The Rafale fighter jet deal is in the news for all the wrong reasons. It is even more perplexing that while the NDA government has agreed to purchase this aircraft – at the price and parameters acceptable to the IAF – it has allowed the opposition parties to gain political mileage out of what is essentially a good deal. Briefly put, as of now, the NDA government has only agreed to buy 36 Rafale jets in an operationally ready state to give the IAF much needed punch with a squadron each for the western and eastern fronts to meet its two front commitments.
Moreover as this is a G2G deal that only involves the governments of India and France, there is no room for a middlemen (as is alleged by those who oppose the deal). That would only be a possibility if a deal is done with a manufacturer. But that too is distant possibility now with the stringent norms stipulated by the DPP. Thus the allegations that a certain business house is being favoured, in this G2G Rafale deal, are baseless. The need for one or more offset partners will be exercised only when a deal is done to assemble or manufacture more such aircrafts in India.
But among the many issues that have become part of the political slugfest over the Rafale aircraft deal, such as its choice, pricing, and allegations of middlemen, all of which are ill informed and being done to attract voters, the issue that is at the heart of the tradition of controversies over defence deals in India, remains unattended. This is the oft repeated story of all our major military purchases, done in a crisis mode — the IAF nearing the end of its fighting edge being a case in point here — that leaves us with no room to ‘make in India’.
The absence of adequate defence manufacturing capability in India, leads us to seek virtually all our weapon systems from markets abroad. Among the many reasons for this tradition, two are most obvious. One, is the delay in our decision making. It brings about a desperate need to only seek new weapon systems abroad. And the other is the absence of any international restrictions on purchases of conventional weapon systems, have made it an easy to adopt option, unlike the restrictions on the purchase of missiles (like the MTCR) that has led our scientists to come up with world class missiles.
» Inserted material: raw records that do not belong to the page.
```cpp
int syrk_split_launch(const float* X, int64_t n, int64_t d, int64_t ldx, float alpha, float* S,
                      int64_t lds, void* ws, size_t ws_bytes, hipStream_t stream, bool accumulate) {
  DEIG_REQUIRE(n >= 1, "syrk: n must be >= 1 (got %lld)", (long long)n);
  DEIG_REQUIRE(d >= 1 && d % 4 == 0, "syrk: d must be a positive multiple of 4 (got %lld)",
               (long long)d);
  DEIG_REQUIRE(d <= (1 << 16) - BT, "syrk: d too large (%lld)", (long long)d);
  DEIG_REQUIRE(ldx >= d && ldx % 4 == 0, "syrk: ldx must be >= d and a multiple of 4");
  DEIG_REQUIRE(lds >= d && lds % 4 == 0, "syrk: lds must be >= d and a multiple of 4");
  DEIG_REQUIRE(X && S && aligned16(X) && aligned16(S), "syrk: X and S must be 16-byte aligned");
  const int G = syrk_cus();
  const int variant = syrk_variant(d);
  const bool fused = variant == 163;
  Layout L0 = make_layout(n, d, G, 0);
  const size_t ws_min = L0.total + (fused ? 0 : (size_t)ROWS_PAD * L0.dp * 4);
  if (!ws || ws_bytes < ws_min)
    return fail(DEIG_EWORKSPACE, "syrk: workspace %zu bytes < minimum %zu", ws_bytes, ws_min);
  int64_t chunk = (int64_t)((ws_bytes - L0.total) / (size_t)(L0.dp * 4)) / ROWS_PAD * ROWS_PAD;
  const int64_t n32 = cdiv(n, ROWS_PAD) * ROWS_PAD;
  if (chunk > n32) chunk = n32;
  const Layout L = make_layout(n, d, G, fused ? 0 : chunk);
  char* base = static_cast<char*>(ws);

  SSched s;
  s.S = S;
  s.lds = lds;
  s.dp = L.dp;
  s.d = (int)d;
  s.nt = (int)L.nt;
  s.T = (int)L.T;
  s.G = G;
  s.q = (int)L.q;
  s.R = (int)L.R;
  s.alpha = alpha;
  s.order = reinterpret_cast<const int*>(base + L.off_order);
  s.accs = reinterpret_cast<float*>(base + L.off_accs);
  s.part = reinterpret_cast<float*>(base + L.off_part);
  s.XP = reinterpret_cast<const unsigned char*>(base + L.off_xp);
  float* corr = reinterpret_cast<float*>(base + L.off_corr);
  unsigned char* xp = reinterpret_cast<unsigned char*>(base + L.off_xp);

#ifdef DEIG_AB_SYRK_FLUSH_ROWS
  int64_t flush_rows = DEIG_AB_SYRK_FLUSH_ROWS;
#else
  int64_t flush_rows = 4096;
  while (flush_rows < 16384 && (flush_rows * 2) * (flush_rows * 2) <= 128 * n) flush_rows *= 2;
#endif
  s.prio = 0;
  s.pace = reinterpret_cast<unsigned*>(base + L.off_pace);
#ifdef DEIG_AB_SYRK_PACE
  s.pace_kt = DEIG_AB_SYRK_PACE;
#else
  s.pace_kt = 64;
#endif
  s.xm = (int)L.xm;
  s.rpace = kSyrkRem & 1;
#ifndef DEIG_AB_SYRK_SUPER_ORDER
  if (G == 256 && s.nt % 8 == 0)
    hipLaunchKernelGGL(tile_order_compact_kernel, dim3((unsigned)cdiv((s.nt / 8) * (s.nt / 8), 256)), dim3(256), 0,
                       stream, s.nt, reinterpret_cast<int*>(base + L.off_order));
  else
#endif
    hipLaunchKernelGGL(tile_order_kernel,
                       dim3((unsigned)cdiv(cdiv(s.nt, SUPER_H) * cdiv(s.nt, SUPER_W), 256)), dim3(256), 0, stream,
                       s.nt, reinterpret_cast<int*>(base + L.off_order));
  DEIG_HIP_CHECK(hipGetLastError());
  s.X = X;
  s.ldx = ldx;
  s.nrows = n;
  s.corr = corr;
  if (fused) {
    DEIG_REQUIRE(ldx <= (int64_t(1) << 25), "syrk: ldx > 2^25 is not supported for d <= 2048");
    const int64_t yb = 4 * (L.nseg > 1 ? L.nseg : 1);
    DEIG_REQUIRE(yb <= L.yb_max, "syrk: %lld lo^2 partial rows exceed the workspace's %lld",
                 (long long)yb, (long long)L.yb_max);
    DEIG_HIP_CHECK(hipMemsetAsync(corr, 0, sizeof(float) * (size_t)(yb * L.dp), stream));
    s.NK = cdiv(n, ROWS_PAD);
    s.nseg = (int)L.nseg;
    s.beta = accumulate ? 1 : 0;
    s.flush_kt = (int)(flush_rows / ROWS_PAD);
    if (s.flush_kt < 1) s.flush_kt = 1;
    if (s.pace_kt > 0) DEIG_HIP_CHECK(hipMemsetAsync(s.pace, 0, 9 * 128, stream));
    hipLaunchKernelGGL((syrks_kernel<16, 2, 2, true>), dim3(G), dim3(NTHR), 0, stream, s);
    DEIG_HIP_CHECK(hipGetLastError());
    if (s.R > 0) {
      hipLaunchKernelGGL(syrks_reduce_kernel<16>, dim3(s.R, SLAB / 4 / 256), dim3(256), 0, stream, s);
      DEIG_HIP_CHECK(hipGetLastError());
    }
    hipLaunchKernelGGL(diag_corr_kernel, dim3((unsigned)cdiv(d, 64)), dim3(256), 0, stream, corr,
                       (int)yb, L.dp, (int)d, alpha, S, lds);
    DEIG_HIP_CHECK(hipGetLastError());
    return DEIG_OK;
  }
  for (int64_t r0 = 0, c = 0; r0 < n; r0 += chunk, ++c) {
    const int64_t rows = (n - r0) < chunk ? (n - r0) : chunk;
    const int64_t nk32 = cdiv(rows, ROWS_PAD);
    const int64_t noct = nk32 * (ROWS_PAD / 8);
    const int kt_steps = (variant >= 13 && variant <= 15) ? 1 : 2;
    const int64_t nk = nk32 * (ROWS_PAD / 16) / kt_steps;
    int64_t yb = cdiv(noct, 4);
    if (yb > L.yb_max) yb = L.yb_max;
    hipLaunchKernelGGL(split_kernel, dim3((unsigned)(L.dp / 256), (unsigned)yb), dim3(256), 0,
                       stream, X + r0 * ldx, rows, ldx, (int)d, L.dp, noct, xp, corr);
    DEIG_HIP_CHECK(hipGetLastError());
    s.NK = nk;
    s.nseg = (int)L.nseg;
    s.beta = (c > 0 || accumulate) ? 1 : 0;
    s.flush_kt = (int)(flush_rows / (16 * kt_steps));
    const bool mf16 = variant >= 100;
    if (s.pace_kt > 0) DEIG_HIP_CHECK(hipMemsetAsync(s.pace, 0, 9 * 128, stream));
    if (variant != 163) launch_split_pass_kernel<kSyrkLarge == 163 ? 162 : kSyrkLarge>(G, stream, s);
    DEIG_HIP_CHECK(hipGetLastError());
    if (s.R > 0) {
      if (mf16)
        hipLaunchKernelGGL(syrks_reduce_kernel<16>, dim3(s.R, SLAB / 4 / 256), dim3(256), 0, stream, s);
      else
        hipLaunchKernelGGL(syrks_reduce_kernel<32>, dim3(s.R, SLAB / 4 / 256), dim3(256), 0, stream, s);
      DEIG_HIP_CHECK(hipGetLastError());
    }
    hipLaunchKernelGGL(diag_corr_kernel, dim3((unsigned)cdiv(d, 64)), dim3(256), 0, stream, corr,
                       (int)yb, L.dp, (int)d, alpha, S, lds);
    DEIG_HIP_CHECK(hipGetLastError());
  }
  return DEIG_OK;
}

}
```

Baseline: 7.259 million.

## Replace flat chip-wide pacing barrier with hierarchical per-XCD leader pacing in SYRK

Chip-level pacing in the split SYRK kernel becomes hierarchical. Each XCD counts arrivals on its own line, the last arriving block publishes an epoch to a per-XCD chip slot and waits for all active XCDs, then releases its siblings through a per-XCD release line. This replaces every block spinning on a single chip-wide counter, cutting atomic contention on one cache line at the cost of more pace lines, a larger memset and more complex wait logic. Optional timestamp instrumentation and A/B build variants (unpaced, G=250) are added behind compile-time flags.

```diff
diff --git a/__graft_entry__.py b/__graft_entry__.py
--- a/__graft_entry__.py
+++ b/__graft_entry__.py
@@ -10,6 +10,7 @@
     from distributed_eigenspaces_amd import _build
     _build.build_library(force=True)
     _build.build_oja_timeout_lib()
+    _build.build_syrk_pacing_libs()
     import distributed_eigenspaces_amd
     from distributed_eigenspaces_amd import _lib
     _lib.lib()
diff --git a/distributed_eigenspaces_amd/_build.py b/distributed_eigenspaces_amd/_build.py
--- a/distributed_eigenspaces_amd/_build.py
+++ b/distributed_eigenspaces_amd/_build.py
@@ -13,6 +13,12 @@
 EXTRA_FLAGS = {"sweep.hip": ["-fno-slp-vectorize"], "syrk_split.hip": ["-fno-slp-vectorize"]}
 HEADERS = ["deig_internal.hpp", os.path.join("..", "..", "include", "deig.h")]
 OJA_TIMEOUT_LIB = os.path.join(HERE, "libdeig_test_oja_timeout.so")
+SYRK_PACING_LIBS = {
+    "unpaced": (os.path.join(HERE, "libdeig_test_syrk_unpaced.so"), ["-DDEIG_AB_SYRK_PACE=0"]),
+    "g250": (os.path.join(HERE, "libdeig_test_syrk_g250.so"), ["-DDEIG_AB_SYRK_G=250"]),
+    "g250_unpaced": (os.path.join(HERE, "libdeig_test_syrk_g250_unpaced.so"),
+                     ["-DDEIG_AB_SYRK_G=250", "-DDEIG_AB_SYRK_PACE=0"]),
+}
 ARCH = os.environ.get("DEIG_OFFLOAD_ARCH", "gfx950")
 
 
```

It is also no coincidence that all major arms manufacturing countries are the P5 countries and thus would be unwilling to impose restrictions on their own products!
So India has remained dependent largely on weapons systems made in Russia, US and the European countries with Israel having joined this group quietly but steadily so, in the past decade or more. We need to ask how have countries like Israel (with a population of a few million people that was created in 1948 near the time India became independent) created a world class arms manufacturing and export base while we are still nowhere? The argument that Israel was a US ally and would thus have had US support to develop its military industrial complex is contestable, as Israeli products like the Arrow missile shield have posed a challenge to US products like the Patriot missile shield.
The problem with India’s defence industrial indigenisation is deeper than simply a disconnect between the buyer (i.e India’s armed forces) and the manufacturer (i.e India’s defence PSUs). That apart, India’s defence ministry has been in the past adamant that all tie-ups for products to be eventually made in India, would have to be with our defence PSUs. This was a reason for the delay in implementing the Rafale deal between 2008 and 2015, as Dassault (the maker of Rafale) wasn’t convinced that HAL could provide the quality control for Rafale jets to be made in India. Perhaps Dassault (the makers of Rafale jets) could help us change.